Base metadata frame broadcast by services at startup, providing information about service capabilities and configuration.
service_name
str
required
Name of the service that emitted this metadata.

STTMetadataFrame

Metadata from an STT service, including latency characteristics used for turn detection tuning. Inherits from ServiceMetadataFrame.
ttfs_p99_latency
float
required
P99 latency in seconds for time-to-final-segment. Used by turn detectors to calibrate wait times.

RTVI

Frames for the Real-Time Voice Interface (RTVI) protocol, which bridges clients and the pipeline. These frames handle custom messaging between the client and server.

RTVIServerMessageFrame

Sends a server message to the connected client.
data
Any
required
The message data to send to the client.

RTVIClientMessageFrame

A message received from the client, expecting a server response via RTVIServerResponseFrame.
msg_id
str
required
Unique identifier for the client message.
type
str
required
The message type.
data
Optional[Any]
default:"None"
Optional message data from the client.

RTVIServerResponseFrame

Responds to an RTVIClientMessageFrame.
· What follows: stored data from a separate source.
# gwenzhang/GGA

Hardware: AMD Instinct MI355X
Metric: kitti_frames_per_sec_gga_train_step (higher is better)
Workload: dtype f32 tensors; products on 2 x f16 operand planes (block-scaled), f32 accumulate - measured no less accurate than fp32 kernels: per convolution 0.7 x (dense) / 0.7-1.2 x (sparse) the RMS error of an fp32 FMA chain vs float64, whole-step losses over 8 seeds <= 2.5e-5 from float64 (fp32 CPU step: <= 1.6

## Files before the change

gga_amd/csrc/dense_conv.h:

```cpp
#pragma once
#include "gga_common.h"
#include "conv_planes.h"

#define DC_TW 32
#define DC_HW (DC_TW + 2)
#define DC_CK 16
#define DC_WS_MAX_CIN 4096
#define DC_ROWB 48

struct DcBnBwd {
    const float* y;
    const float* gamma;
    const float* beta;
    const float* mean;
    const float* invstd;
    int ystride;
};

#define DC_MAX_SLICES 16
struct DcSlices {
    int n;
    const uint16_t* w[DC_MAX_SLICES];
    float* y[DC_MAX_SLICES];
    double* stats[DC_MAX_SLICES];
};

int dc_tile_rows(int B, int H, int W, int cout, int planes);
int64_t dc_ws_grid(int64_t n_tiles);
bool dc_ws_enabled(int planes);
int dc_launch_ws(const float* x, const void* split_weight, int B, int H, int W, int cin, int cout, float* y, int ystride, int prow,
                 int pcol, double* stats, const uint32_t* amax_x, const uint32_t* amax_weight, DcBnBwd bn, const DcSlices* slices,
                 hipStream_t stream);
```

gga_amd/csrc/dense_conv.hip:

```cpp
#include <stdlib.h>

#include "dense_conv.h"
#include <type_traits>
#include <hip/hip_fp16.h>

#define X9_SIX 1
#ifndef DC_PIPE_ON
#define DC_PIPE_ON 1
#endif
#ifndef DC_PIPE4_ON
#define DC_PIPE4_ON 1
#endif
#define DC_P4_MAX_TILES 256

#define DC_MAX_ENTRIES 16
struct DcLevels {
    int n;
    int start[DC_MAX_ENTRIES + 1];
    int H[DC_MAX_ENTRIES], W[DC_MAX_ENTRIES];
    const float* x[DC_MAX_ENTRIES];
    float* y[DC_MAX_ENTRIES];
    const uint16_t* w[DC_MAX_ENTRIES];
    const uint32_t* amax_x[DC_MAX_ENTRIES];
    const float* bias[DC_MAX_ENTRIES];
// ... 508 lines not shown
                sl.w[e] = (const uint16_t*)split_weight[e]; sl.y[e] = y[e]; sl.stats[e] = stats ? stats[e] : nullptr;
            }
            DcBnBwd nobn;
            nobn.y = nullptr; nobn.gamma = nobn.beta = nobn.mean = nobn.invstd = nullptr; nobn.ystride = 0;
            const int H = transposed ? widths[0] : heights[0], W = transposed ? heights[0] : widths[0];
            return dc_launch_ws(x[0], split_weight[0], B, H, W, cin, cout, y[0], (int)y_pixel_stride, transposed ? 1 : widths[0],
                                transposed ? widths[0] : 1, stats ? stats[0] : nullptr, amax_x[0], amax_weight, nobn, &sl, stream);
        }
    }
    DcLevels lv;
    lv.n = n_entries;
    int64_t total = 0;
    for (int e = 0; e < n_entries; ++e) {
        GGA_REQUIRE(x[e] && y[e] && split_weight[e] && heights[e] >= 1 && widths[e] >= 1 &&
                        (int64_t)heights[e] * widths[e] * cin < 2147483647ll && (planes == 3 || amax_x[e]),
                    "gga_dense_conv3x3_levels: bad entry %d", e);
        lv.start[e] = (int)total;
        lv.H[e] = heights[e]; lv.W[e] = widths[e];
        lv.x[e] = x[e]; lv.y[e] = y[e]; lv.w[e] = (const uint16_t*)split_weight[e];
        lv.amax_x[e] = planes == 2 ? amax_x[e] : nullptr;
        lv.bias[e] = bias ? bias[e] : nullptr;
        lv.stats[e] = stats ? stats[e] : nullptr;
        const int th = transposed ? widths[e] : heights[e], tw = transposed ? heights[e] : widths[e];
        total += (int64_t)B * ((tw + DC_TW - 1) / DC_TW) * ((th + tile_rows - 1) / tile_rows);
        GGA_REQUIRE(total < 2147483647ll, "gga_dense_conv3x3_levels: too many tiles");
    }
    lv.start[n_entries] = (int)total;
    lv.transposed = transposed ? 1 : 0;
    for (int e = n_entries + 1; e <= DC_MAX_ENTRIES; ++e) lv.start[e] = (int)total;
    DcBnBwd bn;
    bn.y = nullptr; bn.gamma = bn.beta = bn.mean = bn.invstd = nullptr; bn.ystride = 0;
    const dim3 grid((unsigned)total), block(tile_rows * 32);
#define DC_LV(NT_, TR_, NP_) hipLaunchKernelGGL((dense_conv3x3_x9_kernel<NT_, TR_, NP_, 2>), grid, block, 0, stream, x[0], (const uint16_t*)split_weight[0], B, heights[0], widths[0], cin, cout, 1, 1, y[0], (int)y_pixel_stride, widths[0], 1, (double*)nullptr, planes == 2 ? amax_x[0] : nullptr, amax_weight, bn, lv)
    if (planes == 3) { if (cout == 64) DC_LV(2, 8, 3); else if (tile_rows == 16) DC_LV(4, 16, 3); else DC_LV(4, 8, 3); }
    else {
        if (cout == 64) DC_LV(2, 8, 2);
        else if (tile_rows == 16) DC_LV(4, 16, 2);
        else if (DC_PIPE4_ON && total <= DC_P4_MAX_TILES)
            hipLaunchKernelGGL((dense_conv3x3_x9_kernel<4, 8, 2, 2, 1>), grid, block, 0, stream, x[0], (const uint16_t*)split_weight[0], B, heights[0], widths[0], cin, cout, 1, 1, y[0], (int)y_pixel_stride, widths[0], 1, (double*)nullptr, planes == 2 ? amax_x[0] : nullptr, amax_weight, bn, lv);
        else DC_LV(4, 8, 2);
    }
#undef DC_LV
    GGA_CHECK_LAUNCH("dense_conv3x3_x9_kernel (levels)");
    return GGA_OK;
}
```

Include the original client message frame to ensure the response is properly correlated. Set the error field to respond with an error instead of a normal response.
client_msg
RTVIClientMessageFrame
required
The original client message this response is for.
data
Optional[Any]
default:"None"
Response data to send to the client.
error
Optional[str]
default:"None"
Error message. When set, the client receives an error-response instead of a server-response.

Task Frames

Task frames provide a system-priority mechanism for requesting pipeline actions from outside the normal frame flow. They are converted into their corresponding standard frames when processed.

TaskSystemFrame

Base class for system-priority task frames.

CancelTaskFrame

Requests immediate pipeline cancellation. Converted to a CancelFrame when processed by the pipeline. Inherits from TaskSystemFrame.
reason
Optional[Any]
default:"None"
Optional reason for the cancellation request.

InterruptionTaskFrame

Requests a pipeline interruption. Converted to an InterruptionFrame when processed. Inherits from TaskSystemFrame.